The personal information of 311,127 Australian users was collected and misused by the developer, according to Australia’s privacy regulator.

The watchdog sued Facebook in March 2020, alleging it breached privacy law by misusing and failing to protect the users’ personal information. The Commissioner subsequently applied for and obtained leave to serve the initiating court documents on Facebook Inc and Facebook Ireland.

In September 2020, the Federal Court dismissed Facebook Inc’s call to have the case thrown out based on its global structure – Facebook Inc in the US and Facebook Ireland for international users. Facebook Inc argued this lack of physical presence for the US firm meant it had not technically conducted business in Australia or collected and held personal information in Australia at the time of the breach.

The Federal Court dismissed this argument later in 2020 and Facebook appealed.
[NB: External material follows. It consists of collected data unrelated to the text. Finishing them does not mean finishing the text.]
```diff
@@ -650,6 +705,23 @@
     return cdiv(M, 2 * BM) * tiles_n <= sms && cdiv(M, BM) * tiles_n > sms ? 2 * BM : BM;
 }
 
+static bool encode_segs(TcParams& t, const GemmProblem& p, int first, int bn, int passes, std::string* err) {
+    for (int i = 0; i < p.nseg; ++i) {
+        const GemmSeg& g = p.seg[i];
+        const int s = first + i;
+        t.kblocks[s] = cdiv(g.K, BK);
+        bool ok = encode_plane(&t.a_hi[s], g.A_hi, p.M, g.K, g.lda_h, BM, err) &&
+                  encode_plane(&t.w_hi[s], g.W_hi, p.N, g.K, g.ldw_h, bn, err);
+        if (ok && passes == 3) {
+            if (g.A_lo == nullptr || g.W_lo == nullptr) { *err = "lo planes missing for 3-pass mode"; ok = false; }
+            ok = ok && encode_plane(&t.a_lo[s], g.A_lo, p.M, g.K, g.lda_h, BM, err) &&
+                 encode_plane(&t.w_lo[s], g.W_lo, p.N, g.K, g.ldw_h, bn, err);
+        }
+        if (!ok) return false;
+    }
+    return true;
+}
+
 GemmTcPlan* gemm_tc_plan_create(const GemmProblem& p, int passes) {
     std::string why;
     if (!gemm_tc_supported(p, &why)) { set_error("gemm_tc: unsupported problem: " + why); return nullptr; }
@@ -663,17 +735,35 @@
     t.M = p.M;
     t.N = p.N;
     std::string err;
-    for (int s = 0; s < p.nseg; ++s) {
-        const GemmSeg& g = p.seg[s];
-        t.kblocks[s] = cdiv(g.K, BK);
-        bool ok = encode_plane(&t.a_hi[s], g.A_hi, p.M, g.K, g.lda_h, BM, &err) &&
-                  encode_plane(&t.w_hi[s], g.W_hi, p.N, g.K, g.ldw_h, plan->bn, &err);
-        if (ok && passes == 3) {
-            if (g.A_lo == nullptr || g.W_lo == nullptr) { err = "lo planes missing for 3-pass mode"; ok = false; }
-            ok = ok && encode_plane(&t.a_lo[s], g.A_lo, p.M, g.K, g.lda_h, BM, &err) &&
-                 encode_plane(&t.w_lo[s], g.W_lo, p.N, g.K, g.ldw_h, plan->bn, &err);
-        }
-        if (!ok) { set_error("gemm_tc: " + err); delete plan; return nullptr; }
+    if (!encode_segs(t, p, 0, plan->bn, passes, &err)) { set_error("gemm_tc: " + err); delete plan; return nullptr; }
+    fill_epilogue(t, p.epi);
+    return plan;
+}
+
+GemmTcPlan* gemm_tc_group_plan_create(const GemmProblem& lead, const GemmProblem& p, int passes) {
+    std::string why;
+    if (!gemm_tc_supported(lead, &why) || !gemm_tc_supported(p, &why)) { set_error("gemm_tc: unsupported problem: " + why); return nullptr; }
+    if (lead.nseg + p.nseg > kMaxSeg) { set_error("gemm_tc: a grouped launch holds 3 K-segments in all"); return nullptr; }
+    if (lead.M != p.M) { set_error("gemm_tc: the problems of a grouped launch share their rows"); return nullptr; }
+    if (passes != 1 && passes != 3) { set_error("gemm_tc: passes must be 1 or 3"); return nullptr; }
+    GemmTcPlan* plan = new GemmTcPlan();
+    memset(&plan->prm, 0, sizeof(TcParams));
+    plan->passes = passes;
+    plan->bn = 160;
+    TcParams& t = plan->prm;
+    t.nseg = lead.nseg + p.nseg;
+    t.M = p.M;
+    t.N = p.N;
+    t.lead_nseg = lead.nseg;
+    t.lead_M = lead.M;
+    t.lead_N = lead.N;
+    t.lead_C = lead.epi.C;
+    t.lead_ldc = lead.epi.ldc;
+    std::string err;
+    if (!encode_segs(t, lead, 0, plan->bn, passes, &err) || !encode_segs(t, p, lead.nseg, plan->bn, passes, &err)) {
+        set_error("gemm_tc: " + err);
+        delete plan;
+        return nullptr;
     }
     fill_epilogue(t, p.epi);
     return plan;
@@ -694,6 +784,17 @@
     if (prm.M <= 0 || prm.N <= 0) return 0;
     const int kind = prm.lstm ? kEpiLstm : prm.C_hi != nullptr ? kEpiPlanes : kEpiStore;
     if (prm.trace != nullptr && plan->passes != 3) { set_error("gemm_tc: the traced kernel is the 3-pass one"); return 1; }
+    if (prm.lead_nseg > 0) {
+        if (kind != kEpiStore || prm.row_bias != nullptr || prm.gather_bias != nullptr || prm.residual != nullptr || prm.relu || prm.trace != nullptr) {
+            set_error("gemm_tc: a grouped launch stores fp32 with a column bias only");
+            return 1;
+        }
+        prm.lead_M = M;
+        int kb_lead = 0, kb_main = 0;
+        for (int s = 0; s < prm.nseg; ++s) (s < prm.lead_nseg ? kb_lead : kb_main) += prm.kblocks[s];
+        prm.catch_up = (kb_lead + kb_main / 2) / kb_main;
+        return launch_width<kEpiStore, BM>(plan->bn, plan->passes, prm, stream);
+    }
     const int bm = gemm_tc_tile_m(prm.M, prm.N, plan->bn);
     if (kind == kEpiLstm) return launch_kind<kEpiLstm>(bm, plan->bn, plan->passes, prm, stream);
     if (kind == kEpiPlanes) return launch_kind<kEpiPlanes>(bm, plan->bn, plan->passes, prm, stream);
diff --git a/imagecaptioning.pytorch_b200/csrc/kernels.cuh b/imagecaptioning.pytorch_b200/csrc/kernels.cuh
--- a/imagecaptioning.pytorch_b200/csrc/kernels.cuh
+++ b/imagecaptioning.pytorch_b200/csrc/kernels.cuh
@@ -119,9 +119,51 @@
 };
 int beam_step_launch(const BeamState& s, int t, int live, const float* top_val, const int* top_idx, int penalty_kind, float penalty_alpha,
                      cudaStream_t stream);
+struct NextCell {
+    const float* q = nullptr;
+    long ld_q = 0;
+    const float* row_bias = nullptr;
+    long ld_rb = 0;
+    const float* gather_bias = nullptr;
+    long ld_gb = 0;
+    float* c[2] = {nullptr, nullptr};
+    long ld_c = 0;
+    ActView h_out;
+};
+struct CellOperands {
+    float4 g, rb, gb;
+    float cp;
+};
+__device__ __forceinline__ CellOperands next_cell_load(const NextCell& nc, int img, int p, int w, int u, const float* c_prev) {
+    CellOperands o;
+    o.g = __ldg(reinterpret_cast<const float4*>(nc.q + (long)p * nc.ld_q + 4 * u));
+    o.rb = __ldg(reinterpret_cast<const float4*>(nc.row_bias + (long)img * nc.ld_rb + 4 * u));
+    o.gb = __ldg(reinterpret_cast<const float4*>(nc.gather_bias + (long)w * nc.ld_gb + 4 * u));
+    o.cp = __ldg(c_prev + (long)p * nc.ld_c + u);
+    return o;
+}
+__device__ __forceinline__ void next_cell_store(const NextCell& nc, long r, int u, CellOperands o, float* c_out) {
+    float4 g = o.g;
+    g.x += o.rb.x; g.y += o.rb.y; g.z += o.rb.z; g.w += o.rb.w;
+    g.x += o.gb.x; g.y += o.gb.y; g.z += o.gb.z; g.w += o.gb.w;
+    float c, h;
+    lstm_cell_unit(g.x, g.y, g.z, g.w, o.cp, c, h);
+    c_out[r * nc.ld_c + u] = c;
+    const long i = r * nc.h_out.ld + u;
+    nc.h_out.f[i] = h;
+    split_f32(h, nc.h_out.hi[i], nc.h_out.lo[i]);
+}
+__device__ __forceinline__ void next_cell_unit(const NextCell& nc, long r, int img, int p, int w, int u, const float* c_prev, float* c_out) {
+    next_cell_store(nc, r, u, next_cell_load(nc, img, p, w, u, c_prev), c_out);
+}
+bool next_cell_applies(const NextCell& c);
+int state_gather_cell_launch(int rows, int rpi, const int* tokens, const int* src_row, int H, StateCopy s1, const NextCell& cell, const float* c_prev,
+                             float* c_out, cudaStream_t stream);
+
 struct NextStateGather {
     StateCopy s0, s1;
     int H = 0;
+    NextCell cell;
 };
 bool beam_search_step_applies(const VocabStepArgs& a, const NextStateGather& next);
 int beam_search_step_launch(const BeamState& s, const VocabStepArgs& a, int t, int live, int penalty_kind, float penalty_alpha,
diff --git a/imagecaptioning.pytorch_b200/csrc/pointwise.cu b/imagecaptioning.pytorch_b200/csrc/pointwise.cu
--- a/imagecaptioning.pytorch_b200/csrc/pointwise.cu
+++ b/imagecaptioning.pytorch_b200/csrc/pointwise.cu
@@ -20,6 +20,19 @@
         o.hi[row * o.ld + col] = h;
         o.lo[row * o.ld + col] = l;
     }
+}
+
+__global__ void state_gather_cell_kernel(int rows, int rpi, const int* __restrict__ tokens, const int* __restrict__ src_row, int H, StateCopy sc1,
+                                         NextCell cell, const float* __restrict__ c_prev, float* __restrict__ c_out) {
+    const int r = blockIdx.x;
+    if (r >= rows) return;
+    const int src = src_row[r], w = tokens[r];
+    if ((H & 3) == 0 && (sc1.ld_src & 3) == 0 && (sc1.dst.ld & 3) == 0) {
+        for (int c4 = threadIdx.x; c4 < (H >> 2); c4 += blockDim.x) copy_states4(r, src, c4, 1, sc1, sc1);
+    } else {
+        for (int c = threadIdx.x; c < H; c += blockDim.x) store_act(sc1.dst, r, c, sc1.src[(long)src * sc1.ld_src + c]);
+    }
+    for (int u = threadIdx.x; u < H; u += blockDim.x) next_cell_unit(cell, r, r / rpi, src, w, u, c_prev, c_out);
 }
 
 __global__ void state_gather_embed_kernel(int rows, const int* __restrict__ tokens, const int* __restrict__ src_row,
@@ -294,6 +307,14 @@
     return 0;
 }
 
+int state_gather_cell_launch(int rows, int rpi, const int* tokens, const int* src_row, int H, StateCopy s1, const NextCell& cell, const float* c_prev,
+                             float* c_out, cudaStream_t stream) {
+    if (rows <= 0) return 0;
+    CAPB_REQUIRE(rpi >= 1 && next_cell_applies(cell), "the attention-LSTM cell needs its operands with 16-byte aligned gate rows");
+    state_gather_cell_kernel<<<rows, 256, 0, stream>>>(rows, rpi, tokens, src_row, H, s1, cell, c_prev, c_out);
+    CAPB_CHECK_CUDA(cudaGetLastError());
+    return 0;
+}
 
 int lstm_pointwise_launch(int rows, int H, const float* gates, long ld_g, const int* src_row, const float* c_prev, long ld_cp,
                           float* c_out, long ld_co, ActView h_out, const float* gather_bias, long ld_gb, const int* gather_idx,
diff --git a/imagecaptioning.pytorch_b200/models.py b/imagecaptioning.pytorch_b200/models.py
--- a/imagecaptioning.pytorch_b200/models.py
+++ b/imagecaptioning.pytorch_b200/models.py
@@ -333,15 +333,16 @@
     def launch_count(self) -> int:
         return 0 if self._engine is None else int(getattr(_lib.load(), 'capb200_%s_launch_count' % self._abi)(self._engine))
 
-    GEMM_IDS = ('fc_embed', 'att_embed', 'ctx2att', 'fc_gate_bias', 'att_lstm', 'h2att', 'lang_lstm', 'logit', 'newfc_core')
+    GEMM_IDS = ('fc_embed', 'att_embed', 'ctx2att', 'fc_gate_bias', 'att_lstm', 'h2att', 'lang_lstm', 'logit', 'newfc_core', 'logit_att_lstm')
 
     def set_profiling(self, enable: bool):
         _lib.check(_lib.load().capb200_engine_set_profiling(self._engine, int(enable)), 'set_profiling')
 
     def read_profile(self, reset=True):
         import numpy as np
-        ms, fl, calls = np.zeros(9), np.zeros(9), np.zeros(9, dtype=np.int64)
-        _lib.check(_lib.load().capb200_engine_read_profile(self._engine, int(reset), ms.ctypes.data, fl.ctypes.data, calls.ctypes.data, 9), 'read_profile')
+        n = len(self.GEMM_IDS)
+        ms, fl, calls = np.zeros(n), np.zeros(n), np.zeros(n, dtype=np.int64)
+        _lib.check(_lib.load().capb200_engine_read_profile(self._engine, int(reset), ms.ctypes.data, fl.ctypes.data, calls.ctypes.data, n), 'read_profile')
         return {n: (float(ms[i]), float(fl[i]), int(calls[i])) for i, n in enumerate(self.GEMM_IDS)}
 
     def forward(self, *args, **kwargs):
```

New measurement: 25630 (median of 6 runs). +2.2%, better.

On Monday, the full bench of the Federal Court dismissed the latest appeal, paving the way for the Information Commissioner to serve legal documents to the US entity and continue its case of alleged privacy law breaches.

In a statement, the Commissioner welcomed the latest ruling.

Facebook has been granted leave to appeal again.

In their ruling, Justice Allsop and Yates said they did not accept several of the American firm’s arguments, including a lack of physical presence meant it was not conducting business in Australia.

The judges also disagreed with Facebook’s “radical” argument that it was merely transmitting digital signals across jurisdictions, much like sending a letter, and the business was not actually being conducted in Australia.

“Whilst Facebook Inc’s description of what is occurring is not wrong, it is pitched at such a high level of generality that it is, in my respectful opinion, useless as a tool of analysis,” Justice Allsop and Justice Yates said in their judgement.

“One might also say that Facebook Inc had done no more than turn on and off vast numbers of tiny switches – a true statement since all computers operate solely by switching on and off binary digits – but the statement, whilst true, is not helpful for grasping anything about the activities which Facebook Inc is actually engaged in.

“By parity of reasoning, one learns little about art history by observing that Rembrandt’s The Night Watch consists of some pigments on canvas in a wooden frame.”